# Bright Eyes



## dirtyal1223 (Oct 24, 2007)

Anyone listen to Bright Eyes? Good stuff.


----------



## KeeferSutherlandFTW (Oct 24, 2007)

Yeah but I always concede that Conor's got a lousy voice..

Tilly & the Wall anyone? I don't think they're very well known but it was Conor's old neighbor that fronts the band. She was signed to Saddle Creek for a bit of time.


----------



## ivebeencanceled (Oct 26, 2007)

Bright Eyes..love em.
What CD are you listening to right now?


----------



## dirtyal1223 (Oct 26, 2007)

fevers and mirrors


----------



## Gygax1974 (Oct 26, 2007)

Last one I actually listened to was his side project

Desaparecidos

Not sure of the album title, I forget


----------



## GoodFriend (Oct 26, 2007)

read spanish speak music i think gyg


----------



## GoodFriend (Oct 26, 2007)

or something like that

i love conor and most everything he's done... haha

i have on vinyl like 6 or 7 albums, have them all on my comp...

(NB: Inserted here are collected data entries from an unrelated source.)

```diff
diff --git a/neurosis_amd/models/diffusion.py b/neurosis_amd/models/diffusion.py
--- a/neurosis_amd/models/diffusion.py
+++ b/neurosis_amd/models/diffusion.py
@@ -118,6 +118,7 @@
 
     def setup_flat_params(self) -> FlatParamStore:
         self._check_trainable_embedders()
+        ops.geglu_tail_split(True)
         self.store = FlatParamStore([p for p in self.model.diffusion_model.parameters() if p.requires_grad])
         self.embedder_stores = []
         for e in self.trainable_embedders():
diff --git a/neurosis_amd/ops.py b/neurosis_amd/ops.py
--- a/neurosis_amd/ops.py
+++ b/neurosis_amd/ops.py
@@ -431,6 +431,16 @@
     return os.environ.get("NK_GEGLU_SAVE", "1") != "0"
 
 
+_geglu_tail_split = False
+
+
+def geglu_tail_split(on: Optional[bool] = None) -> bool:
+    global _geglu_tail_split
+    if on is not None:
+        _geglu_tail_split = bool(on)
+    return _geglu_tail_split
+
+
 def linear_geglu_fwd(x: Tensor, weight: Tensor, bias: Optional[Tensor], x_saved=None, save_derivative: bool = False):
     _check2d(x, "x")
     M, K = x.shape
@@ -440,8 +450,15 @@
     if I2 % 2 == 0 and x.is_contiguous() and query("nk_linear_fwd_geglu_ok", M, I, K):
         u = torch.empty(M, I2, dtype=BF16, device=x.device)
         h = torch.empty(M, I, dtype=BF16, device=x.device)
-        call("nk_linear_fwd_geglu_s" if save_derivative else "nk_linear_fwd_geglu", x.data_ptr(), wq.data_ptr(), _p(bias), u.data_ptr(), h.data_ptr(), M, I, K,
-             x.stride(0), wq.stride(0), u.stride(0), h.stride(0), _stream())
+        tail = _geglu_tail_split and lib.gemm_tail_split() == 0
+        if tail:
+            lib.gemm_tail_split(1)
+        try:
+            call("nk_linear_fwd_geglu_s" if save_derivative else "nk_linear_fwd_geglu", x.data_ptr(), wq.data_ptr(), _p(bias), u.data_ptr(), h.data_ptr(), M, I, K,
+                 x.stride(0), wq.stride(0), u.stride(0), h.stride(0), _stream())
+        finally:
+            if tail:
+                lib.gemm_tail_split(0)
     else:
         u = gemm_nt(x, wq, bias, None)
         if save_derivative:
```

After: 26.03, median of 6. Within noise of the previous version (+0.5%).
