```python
RETURNS = {}
QUERIES = ("mte_conv2d_patch_supported", "mte_conv2d_stem_supported", "mte_conv2d_patch_wgrad_supported", "mte_conv2d_wgrad_nine_tap", "mte_conv2d_patch_fwd_gn_elems", "mte_conv2d_patch_pack_elems", "mte_depth_metrics_workspace_bytes",
           "mte_chamfer_workspace_bytes", "mte_edge_match_workspace_bytes", "mte_edge_loss_sums_elems", "mte_gn_fwd_is_single_pass", "mte_gn_fwd_is_single_pass_b",
           "mte_edge_loss_work_elems", "mte_edge_loss_pair_work_elems", "mte_edge_loss_kind_work_elems", "mte_supervised_loss_work_elems", "mte_rank1_conv_bwd_records_elems", "mte_conv2d_patch_fwd_rank1_ok", "mte_gn_stats_elems", "mte_device_error_poll", "mte_invdepth_bwd_weight_workspace_elems", "mte_sparse_site_list_workspace_elems", "mte_image_resample_work_bytes", "mte_lidar_perturb_work_bytes", "mte_order_stats_work_bytes",
           "mte_pack_ring_work_elems", "mte_pack_border_scatter_work_elems", "mte_pack_border_class_sums_elems", "mte_grad_norm_work_bytes",
           "mte_pack_border_gemm_ws_elems", "mte_tensor_stats_work_bytes", "mte_lamb_work_bytes")


def parse_header(path=HEADER, dev=False):
    text = open(path).read()
    text = re.sub(r"/\*.*?\*/", "", text, flags=re.S)
    if not dev:
        text = re.sub(r"#ifdef MTE_DEV.*?#endif", "", text, flags=re.S)
    protos = {}
    for m in re.finditer(r"\b(int|long)\s+(mte_\w+)\s*\(([^)]*)\)\s*;", text):
        RETURNS[m.group(2)] = ctypes.c_long if m.group(1) == "long" else ctypes.c_int
        args = []
        for a in ([] if m.group(3).strip() in ("", "void") else m.group(3).split(",")):
            a = " ".join(a.split())
            if "*" in a:
                args.append((ctypes.c_void_p, a.split("*")[-1].strip()))
            else:
                ty, name = a.rsplit(" ", 1)
                args.append((_CTYPES[ty.replace("const ", "").strip()], name))
        protos[m.group(2)] = args
    return protos


class _Lib:
    def __init__(self, path=None, dev=None):
        self._dll = None
        self._path = path or LIB_PATH
        self._dev = (self._path == DEV_LIB_PATH) if dev is None else bool(dev)
        self._protos = parse_header(dev=self._dev)
        self._options = {}
        self._loaded = {}

    def load(self):
        if self._dll is None:
            if not os.path.exists(self._path):
                raise MteError("%s is not built (%s). Run `python -c 'import __graft_entry__ as g; g.build()'` "
                               "or `python mindtheedge_amd/_build.py`; there is no CPU/eager fallback." % (os.path.basename(self._path), self._path))
            import torch
            dll = self._loaded.get(self._path)
            if dll is None:
                dll = self._loaded[self._path] = ctypes.CDLL(self._path)
            for name, args in self._protos.items():
                fn = getattr(dll, name)
                fn.argtypes = [t for t, _ in args]
                fn.restype = RETURNS.get(name, ctypes.c_int)
            self._dll = dll
            for opt, val in self._options.items():
                dll.mte_set_option(opt, val)
        return self._dll

    def switch(self, path, dev):
        for k in [k for k in self.__dict__ if k.startswith("mte_")]:
            del self.__dict__[k]
        self._dll, self._path, self._dev = None, path, bool(dev)
        self._protos = parse_header(dev=self._dev)

    def set_option(self, option, value, lazy=False):
        self._options[int(option)] = int(value)
        if not lazy or self._dll is not None:
            self.mte_set_option(int(option), int(value))

    def __getattr__(self, name):
        if name.startswith("mte_"):
            fn = getattr(self.load(), name)
            if name in QUERIES:
                call = fn
            else:
                def call(*args):
                    rc = fn(*args)
                    if rc != 0:
                        raise MteError("%s failed: %s" % (name, _ERRORS.get(rc, rc)))
            self.__dict__[name] = call
            return call
        raise AttributeError(name)


lib = _Lib()


class dev_library:

    def __enter__(self):
        self._prev = (lib._path, lib._dev)
        lib.switch(DEV_LIB_PATH, True)
        return lib

    def __exit__(self, *exc):
        lib.switch(*self._prev)
        return False
```

### mindtheedge_amd/csrc/conv_args.hpp

```cpp
#pragma once
#include "common.hpp"
#include "conv_plan.hpp"
#include "wgrad_plan.hpp"

struct ConvArgs {
    const void* x; long ldx;
    const void* w;
    const float* bias;
    void* y; long ldy; int out_f32;
    int B, H, W, Cin_p, N, KH, KW;
    long M;
    int splits; float* ws;
    int accum;
    int solo;
    const int* rows; const int* nrows;
    int kslice;
    int unshuffle_c;
};

__attribute__((visibility("hidden"))) int igemm8_launch(const IgemmPlan& p, const ConvArgs& a, hipStream_t st);

__attribute__((visibility("hidden"))) int wgrad9_launch(const WgradPlan& pl, const void* x, long ldx, const void* dy, long ldy, float* dw_stage,
                                                        int B, int H, int W, int Cin_p, int N, hipStream_t st);
```

### mindtheedge_amd/csrc/conv_igemm.hip

```cpp
#include "common.hpp"
#include "conv_args.hpp"

#ifdef MTE_STAMPS
__device__ unsigned long long g_igemm_stamps[16384 * 8];
extern "C" int mtei_igemm_stamps(unsigned long long* host, int n) {
    return hipMemcpyFromSymbol(host, HIP_SYMBOL(g_igemm_stamps), sizeof(unsigned long long) * n) == hipSuccess ? 0 : -1;
}
#endif

namespace {


template <typename T> struct Mma;
template <> struct Mma<bf16_t> {
    __device__ static __forceinline__ void run(const u32x4_t& a, const u32x4_t& b, f32x16_t& c) {
        c = __builtin_amdgcn_mfma_f32_32x32x16_bf16(__builtin_bit_cast(bf16x8_t, a), __builtin_bit_cast(bf16x8_t, b), c, 0, 0, 0);
    }
};
template <> struct Mma<float> {
    __device__ static __forceinline__ void run(const u32x4_t& a, const u32x4_t& b, f32x16_t& c) {
#pragma unroll
        for (int i = 0; i < 4; ++i)
            c = __builtin_amdgcn_mfma_f32_32x32x2f32(__uint_as_float(a[i]), __uint_as_float(b[i]), c, 0, 0, 0);
    }
};

#if MTE_IGEMM_MFMA16
__device__ __forceinline__ int lds_swz(int row) { return (row >> 1) & 3; }
#else
__device__ __forceinline__ int lds_swz(int row) { return (row >> 2) & 3; }
#endif
__device__ __forceinline__ int lds_chunk_off(int row, int kc) { return row * 64 + ((kc ^ lds_swz(row)) << 4); }

template <typename T> struct Mma16;
template <> struct Mma16<bf16_t> {
    __device__ static __forceinline__ void run(const u32x4_t& a, const u32x4_t& b, f32x4_t& c) {
        c = __builtin_amdgcn_mfma_f32_16x16x32_bf16(__builtin_bit_cast(bf16x8_t, a), __builtin_bit_cast(bf16x8_t, b), c, 0, 0, 0);
    }
};
template <> struct Mma16<float> {
    __device__ static __forceinline__ void run(const u32x4_t& a, const u32x4_t& b, f32x4_t& c) {
#pragma unroll
        for (int i = 0; i < 4; ++i)
            c = __builtin_amdgcn_mfma_f32_16x16x4f32(__uint_as_float(a[i]), __uint_as_float(b[i]), c, 0, 0, 0);
    }
};

__device__ u32x4_t g_zero16 = {0u, 0u, 0u, 0u};
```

what about commander venus... his group before bright eyes? neat stuff... also park ave.





hahah


----------



## Gygax1974 (Oct 26, 2007)

I have heard of Commander Venus not sure if I actually ever listened to them. I used to own a CD store and all of it runs together in my head after a while....lol.


----------



## GoodFriend (Oct 26, 2007)

yeah commander venus has two diffiferent albums i think... can't remember the names off the top of my head

i love lots of different saddle creek bands

anybody have the saddle creek DVD?

i do
=]


----------